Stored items
====================

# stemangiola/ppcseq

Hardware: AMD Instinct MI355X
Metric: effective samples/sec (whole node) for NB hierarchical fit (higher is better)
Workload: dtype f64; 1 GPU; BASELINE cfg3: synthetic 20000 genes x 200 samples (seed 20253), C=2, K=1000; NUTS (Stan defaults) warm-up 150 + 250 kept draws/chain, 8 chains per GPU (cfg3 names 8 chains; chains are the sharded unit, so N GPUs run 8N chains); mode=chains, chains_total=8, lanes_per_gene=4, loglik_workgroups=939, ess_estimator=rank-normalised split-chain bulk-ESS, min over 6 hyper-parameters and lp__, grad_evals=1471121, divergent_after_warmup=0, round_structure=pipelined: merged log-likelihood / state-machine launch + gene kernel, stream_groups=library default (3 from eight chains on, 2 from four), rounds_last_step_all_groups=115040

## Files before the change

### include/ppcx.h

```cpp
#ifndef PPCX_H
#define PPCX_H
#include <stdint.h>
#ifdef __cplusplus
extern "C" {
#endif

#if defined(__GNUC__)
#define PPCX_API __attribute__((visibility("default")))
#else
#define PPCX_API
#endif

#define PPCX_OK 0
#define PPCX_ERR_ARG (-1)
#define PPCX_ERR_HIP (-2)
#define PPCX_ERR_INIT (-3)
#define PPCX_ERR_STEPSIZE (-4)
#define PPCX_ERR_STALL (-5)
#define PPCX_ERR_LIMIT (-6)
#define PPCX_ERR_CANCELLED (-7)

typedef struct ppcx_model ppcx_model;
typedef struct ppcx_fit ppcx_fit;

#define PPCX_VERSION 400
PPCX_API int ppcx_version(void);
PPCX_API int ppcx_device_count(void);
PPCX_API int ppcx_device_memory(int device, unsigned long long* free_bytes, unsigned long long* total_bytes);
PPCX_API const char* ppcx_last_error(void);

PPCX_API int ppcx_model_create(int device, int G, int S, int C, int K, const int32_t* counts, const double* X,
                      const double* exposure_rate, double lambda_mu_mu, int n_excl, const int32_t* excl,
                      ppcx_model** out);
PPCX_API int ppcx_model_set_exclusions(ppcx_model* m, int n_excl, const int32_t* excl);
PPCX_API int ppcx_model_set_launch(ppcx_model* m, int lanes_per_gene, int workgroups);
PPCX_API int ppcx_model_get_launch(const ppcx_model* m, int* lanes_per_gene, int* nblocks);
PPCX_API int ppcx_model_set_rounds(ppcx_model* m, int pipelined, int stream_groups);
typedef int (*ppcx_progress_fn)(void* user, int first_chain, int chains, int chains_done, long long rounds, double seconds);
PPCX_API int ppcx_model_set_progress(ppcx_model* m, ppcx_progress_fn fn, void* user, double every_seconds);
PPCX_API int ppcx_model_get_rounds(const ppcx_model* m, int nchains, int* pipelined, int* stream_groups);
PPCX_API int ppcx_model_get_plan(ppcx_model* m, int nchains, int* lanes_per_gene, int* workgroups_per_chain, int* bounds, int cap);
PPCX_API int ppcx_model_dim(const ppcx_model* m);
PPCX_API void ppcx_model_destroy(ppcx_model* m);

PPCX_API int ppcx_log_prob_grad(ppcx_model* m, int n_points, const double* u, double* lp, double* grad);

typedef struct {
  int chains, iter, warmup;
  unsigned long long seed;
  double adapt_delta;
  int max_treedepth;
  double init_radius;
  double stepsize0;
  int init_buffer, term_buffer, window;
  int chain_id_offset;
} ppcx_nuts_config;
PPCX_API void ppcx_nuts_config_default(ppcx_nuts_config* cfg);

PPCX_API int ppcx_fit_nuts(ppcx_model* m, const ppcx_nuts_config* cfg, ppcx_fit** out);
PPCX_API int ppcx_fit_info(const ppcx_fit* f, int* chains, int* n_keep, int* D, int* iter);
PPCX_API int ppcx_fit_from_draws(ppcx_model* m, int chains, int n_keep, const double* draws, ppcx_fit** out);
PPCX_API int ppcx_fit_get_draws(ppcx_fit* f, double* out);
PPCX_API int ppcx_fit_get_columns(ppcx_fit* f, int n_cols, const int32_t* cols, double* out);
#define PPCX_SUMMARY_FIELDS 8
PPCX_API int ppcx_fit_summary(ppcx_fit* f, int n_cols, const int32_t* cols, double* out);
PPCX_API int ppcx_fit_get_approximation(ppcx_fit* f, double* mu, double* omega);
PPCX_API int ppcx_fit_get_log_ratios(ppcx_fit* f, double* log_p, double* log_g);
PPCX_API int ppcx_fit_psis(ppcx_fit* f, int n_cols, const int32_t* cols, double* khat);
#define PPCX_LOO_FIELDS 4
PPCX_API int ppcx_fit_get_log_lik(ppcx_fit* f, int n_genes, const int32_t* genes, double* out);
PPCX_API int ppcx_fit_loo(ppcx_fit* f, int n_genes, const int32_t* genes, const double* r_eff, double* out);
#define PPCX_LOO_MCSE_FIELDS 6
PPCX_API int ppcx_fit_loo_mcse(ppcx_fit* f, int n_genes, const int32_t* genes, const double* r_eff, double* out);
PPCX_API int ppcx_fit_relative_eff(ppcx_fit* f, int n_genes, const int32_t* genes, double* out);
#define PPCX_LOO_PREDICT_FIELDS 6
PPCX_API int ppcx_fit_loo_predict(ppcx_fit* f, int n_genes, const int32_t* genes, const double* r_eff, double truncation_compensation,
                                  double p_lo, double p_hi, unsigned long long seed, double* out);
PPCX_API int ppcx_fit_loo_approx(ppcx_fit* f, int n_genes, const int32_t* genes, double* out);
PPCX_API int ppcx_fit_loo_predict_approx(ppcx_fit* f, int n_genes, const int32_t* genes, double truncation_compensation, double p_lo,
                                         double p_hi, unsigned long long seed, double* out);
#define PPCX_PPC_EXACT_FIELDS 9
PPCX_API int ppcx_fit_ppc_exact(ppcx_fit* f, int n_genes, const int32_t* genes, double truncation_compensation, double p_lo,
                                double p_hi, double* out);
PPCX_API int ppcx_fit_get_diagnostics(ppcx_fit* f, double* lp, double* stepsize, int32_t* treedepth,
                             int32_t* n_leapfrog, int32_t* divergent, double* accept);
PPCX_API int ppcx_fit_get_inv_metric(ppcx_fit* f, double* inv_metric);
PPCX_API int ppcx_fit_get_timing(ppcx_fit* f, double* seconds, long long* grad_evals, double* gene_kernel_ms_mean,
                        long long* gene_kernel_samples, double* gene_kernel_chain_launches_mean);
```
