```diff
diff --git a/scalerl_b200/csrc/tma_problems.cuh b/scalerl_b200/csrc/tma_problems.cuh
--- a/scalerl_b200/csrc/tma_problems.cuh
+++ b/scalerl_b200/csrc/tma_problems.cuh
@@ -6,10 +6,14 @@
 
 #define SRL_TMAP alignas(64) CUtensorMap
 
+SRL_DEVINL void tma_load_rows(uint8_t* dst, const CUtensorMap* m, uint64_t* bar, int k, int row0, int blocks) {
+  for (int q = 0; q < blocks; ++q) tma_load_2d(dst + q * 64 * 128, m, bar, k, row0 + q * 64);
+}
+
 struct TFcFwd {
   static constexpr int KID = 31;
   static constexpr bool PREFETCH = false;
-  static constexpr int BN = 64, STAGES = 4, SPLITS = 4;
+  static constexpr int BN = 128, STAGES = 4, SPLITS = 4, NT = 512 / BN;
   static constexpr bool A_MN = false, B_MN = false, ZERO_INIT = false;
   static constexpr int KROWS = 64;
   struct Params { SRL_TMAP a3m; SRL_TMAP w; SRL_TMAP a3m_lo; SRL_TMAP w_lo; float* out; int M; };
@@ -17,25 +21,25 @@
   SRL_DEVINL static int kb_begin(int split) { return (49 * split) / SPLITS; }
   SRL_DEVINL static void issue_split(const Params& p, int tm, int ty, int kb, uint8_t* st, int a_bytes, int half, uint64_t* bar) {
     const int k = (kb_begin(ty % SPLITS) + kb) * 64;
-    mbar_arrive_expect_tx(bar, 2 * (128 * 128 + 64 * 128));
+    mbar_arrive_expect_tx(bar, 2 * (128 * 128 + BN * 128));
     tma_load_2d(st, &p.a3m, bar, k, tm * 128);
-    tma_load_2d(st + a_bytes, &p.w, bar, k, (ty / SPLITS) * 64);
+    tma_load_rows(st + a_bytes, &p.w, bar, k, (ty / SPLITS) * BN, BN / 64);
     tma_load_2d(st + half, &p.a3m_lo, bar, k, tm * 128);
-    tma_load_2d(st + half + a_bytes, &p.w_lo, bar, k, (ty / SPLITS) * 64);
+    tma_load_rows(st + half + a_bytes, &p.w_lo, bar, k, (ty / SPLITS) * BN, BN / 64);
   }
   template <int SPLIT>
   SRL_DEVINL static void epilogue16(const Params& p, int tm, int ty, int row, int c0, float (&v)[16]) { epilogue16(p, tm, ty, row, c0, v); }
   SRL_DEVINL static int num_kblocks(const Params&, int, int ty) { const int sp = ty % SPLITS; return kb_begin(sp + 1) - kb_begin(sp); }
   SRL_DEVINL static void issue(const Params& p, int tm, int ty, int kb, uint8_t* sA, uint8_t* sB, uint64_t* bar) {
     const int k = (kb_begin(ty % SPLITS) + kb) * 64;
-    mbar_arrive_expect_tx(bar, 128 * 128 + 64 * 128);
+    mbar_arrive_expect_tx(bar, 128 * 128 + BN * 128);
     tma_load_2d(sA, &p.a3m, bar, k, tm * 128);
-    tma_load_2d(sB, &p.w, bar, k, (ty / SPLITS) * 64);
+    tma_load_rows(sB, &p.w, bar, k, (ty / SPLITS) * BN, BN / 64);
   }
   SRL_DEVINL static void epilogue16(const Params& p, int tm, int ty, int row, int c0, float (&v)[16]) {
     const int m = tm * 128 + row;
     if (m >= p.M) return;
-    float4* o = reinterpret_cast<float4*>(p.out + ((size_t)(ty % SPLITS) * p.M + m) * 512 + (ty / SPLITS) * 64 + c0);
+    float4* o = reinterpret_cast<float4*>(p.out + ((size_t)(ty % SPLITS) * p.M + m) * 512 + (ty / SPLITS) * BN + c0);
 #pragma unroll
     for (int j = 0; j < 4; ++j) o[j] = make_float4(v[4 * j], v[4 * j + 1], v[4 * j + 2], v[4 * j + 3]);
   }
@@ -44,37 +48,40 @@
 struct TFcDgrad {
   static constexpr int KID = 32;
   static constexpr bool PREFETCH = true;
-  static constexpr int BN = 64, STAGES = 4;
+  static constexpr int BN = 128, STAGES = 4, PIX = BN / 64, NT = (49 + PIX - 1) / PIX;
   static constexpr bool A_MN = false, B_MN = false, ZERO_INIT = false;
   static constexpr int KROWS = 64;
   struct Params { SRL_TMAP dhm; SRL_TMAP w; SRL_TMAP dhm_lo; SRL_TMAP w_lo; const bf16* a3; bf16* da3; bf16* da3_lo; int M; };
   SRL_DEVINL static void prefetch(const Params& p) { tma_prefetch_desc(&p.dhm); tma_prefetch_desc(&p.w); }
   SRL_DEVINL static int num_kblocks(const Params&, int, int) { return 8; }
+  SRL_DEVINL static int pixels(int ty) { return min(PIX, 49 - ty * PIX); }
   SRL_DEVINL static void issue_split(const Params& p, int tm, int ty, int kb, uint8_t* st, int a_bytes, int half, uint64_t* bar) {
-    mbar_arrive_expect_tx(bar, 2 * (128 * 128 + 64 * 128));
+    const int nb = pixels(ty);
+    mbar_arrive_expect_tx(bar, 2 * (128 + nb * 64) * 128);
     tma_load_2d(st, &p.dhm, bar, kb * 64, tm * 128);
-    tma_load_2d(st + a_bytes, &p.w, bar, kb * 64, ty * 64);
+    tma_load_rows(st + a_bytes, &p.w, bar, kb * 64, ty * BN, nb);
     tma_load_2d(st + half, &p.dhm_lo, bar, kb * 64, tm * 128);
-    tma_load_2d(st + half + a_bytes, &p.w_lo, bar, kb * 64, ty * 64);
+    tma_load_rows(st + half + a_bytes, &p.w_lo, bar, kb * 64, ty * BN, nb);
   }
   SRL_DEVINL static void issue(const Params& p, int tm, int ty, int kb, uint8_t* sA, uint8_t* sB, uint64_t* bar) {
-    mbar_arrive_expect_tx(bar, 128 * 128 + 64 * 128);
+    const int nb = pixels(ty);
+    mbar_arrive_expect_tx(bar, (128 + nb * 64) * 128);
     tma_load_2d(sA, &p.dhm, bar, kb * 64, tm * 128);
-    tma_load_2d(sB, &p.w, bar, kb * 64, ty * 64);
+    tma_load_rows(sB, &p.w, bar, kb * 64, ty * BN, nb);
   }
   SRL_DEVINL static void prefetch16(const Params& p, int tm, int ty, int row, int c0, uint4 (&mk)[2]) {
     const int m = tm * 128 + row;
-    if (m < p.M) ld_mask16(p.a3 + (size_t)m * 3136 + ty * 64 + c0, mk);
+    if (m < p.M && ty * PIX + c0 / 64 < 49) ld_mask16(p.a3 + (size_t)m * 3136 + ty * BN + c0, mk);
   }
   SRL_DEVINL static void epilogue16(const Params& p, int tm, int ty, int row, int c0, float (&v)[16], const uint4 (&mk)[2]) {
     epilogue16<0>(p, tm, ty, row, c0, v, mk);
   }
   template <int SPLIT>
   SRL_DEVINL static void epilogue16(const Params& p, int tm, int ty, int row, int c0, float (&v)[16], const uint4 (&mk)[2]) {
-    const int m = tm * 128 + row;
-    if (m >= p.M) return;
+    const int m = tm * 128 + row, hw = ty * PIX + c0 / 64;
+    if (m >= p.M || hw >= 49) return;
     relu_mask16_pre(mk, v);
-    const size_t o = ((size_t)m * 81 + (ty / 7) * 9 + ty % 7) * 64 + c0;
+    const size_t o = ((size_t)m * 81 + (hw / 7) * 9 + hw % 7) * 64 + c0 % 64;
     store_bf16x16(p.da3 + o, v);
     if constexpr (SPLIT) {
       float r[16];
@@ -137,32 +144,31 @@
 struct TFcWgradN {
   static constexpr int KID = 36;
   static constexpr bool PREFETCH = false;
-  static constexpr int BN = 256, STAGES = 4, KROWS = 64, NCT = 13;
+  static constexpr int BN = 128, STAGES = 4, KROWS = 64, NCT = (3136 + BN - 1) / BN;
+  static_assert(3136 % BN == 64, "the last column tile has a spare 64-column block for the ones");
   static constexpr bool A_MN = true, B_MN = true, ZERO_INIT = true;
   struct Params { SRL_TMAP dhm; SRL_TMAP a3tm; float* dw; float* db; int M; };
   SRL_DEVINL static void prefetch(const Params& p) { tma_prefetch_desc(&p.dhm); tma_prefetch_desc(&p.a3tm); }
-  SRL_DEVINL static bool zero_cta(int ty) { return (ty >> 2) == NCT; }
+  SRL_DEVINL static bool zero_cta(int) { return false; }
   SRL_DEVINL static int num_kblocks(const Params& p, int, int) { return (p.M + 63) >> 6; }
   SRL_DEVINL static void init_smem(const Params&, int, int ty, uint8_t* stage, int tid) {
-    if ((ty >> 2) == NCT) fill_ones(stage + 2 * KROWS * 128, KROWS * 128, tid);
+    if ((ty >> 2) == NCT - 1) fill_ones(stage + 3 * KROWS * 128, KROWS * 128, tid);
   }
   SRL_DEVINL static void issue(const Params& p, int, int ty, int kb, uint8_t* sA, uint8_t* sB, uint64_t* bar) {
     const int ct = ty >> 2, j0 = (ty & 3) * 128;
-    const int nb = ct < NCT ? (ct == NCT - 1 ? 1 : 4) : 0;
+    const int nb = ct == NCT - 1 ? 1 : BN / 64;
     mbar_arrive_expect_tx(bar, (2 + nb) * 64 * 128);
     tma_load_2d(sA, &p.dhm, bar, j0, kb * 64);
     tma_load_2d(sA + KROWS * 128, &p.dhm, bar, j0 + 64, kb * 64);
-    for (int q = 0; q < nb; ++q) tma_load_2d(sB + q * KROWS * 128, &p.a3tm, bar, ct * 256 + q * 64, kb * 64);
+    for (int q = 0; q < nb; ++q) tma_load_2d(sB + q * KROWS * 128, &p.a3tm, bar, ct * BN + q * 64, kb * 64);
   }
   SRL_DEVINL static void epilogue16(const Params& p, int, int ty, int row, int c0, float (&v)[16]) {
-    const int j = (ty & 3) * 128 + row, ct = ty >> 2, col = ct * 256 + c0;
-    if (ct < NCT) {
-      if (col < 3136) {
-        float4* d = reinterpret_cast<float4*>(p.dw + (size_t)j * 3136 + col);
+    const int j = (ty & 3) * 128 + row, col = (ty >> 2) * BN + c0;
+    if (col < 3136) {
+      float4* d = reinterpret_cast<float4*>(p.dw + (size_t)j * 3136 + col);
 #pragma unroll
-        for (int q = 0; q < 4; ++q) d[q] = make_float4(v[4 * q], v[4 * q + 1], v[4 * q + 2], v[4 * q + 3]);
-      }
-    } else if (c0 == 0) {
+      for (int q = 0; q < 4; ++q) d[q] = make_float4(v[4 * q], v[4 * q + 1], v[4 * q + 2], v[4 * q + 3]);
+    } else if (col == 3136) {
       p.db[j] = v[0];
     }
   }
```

====================

What you will do:
Within the data above, how many lines contain the word "long"? Write only the number.

Solution below:
7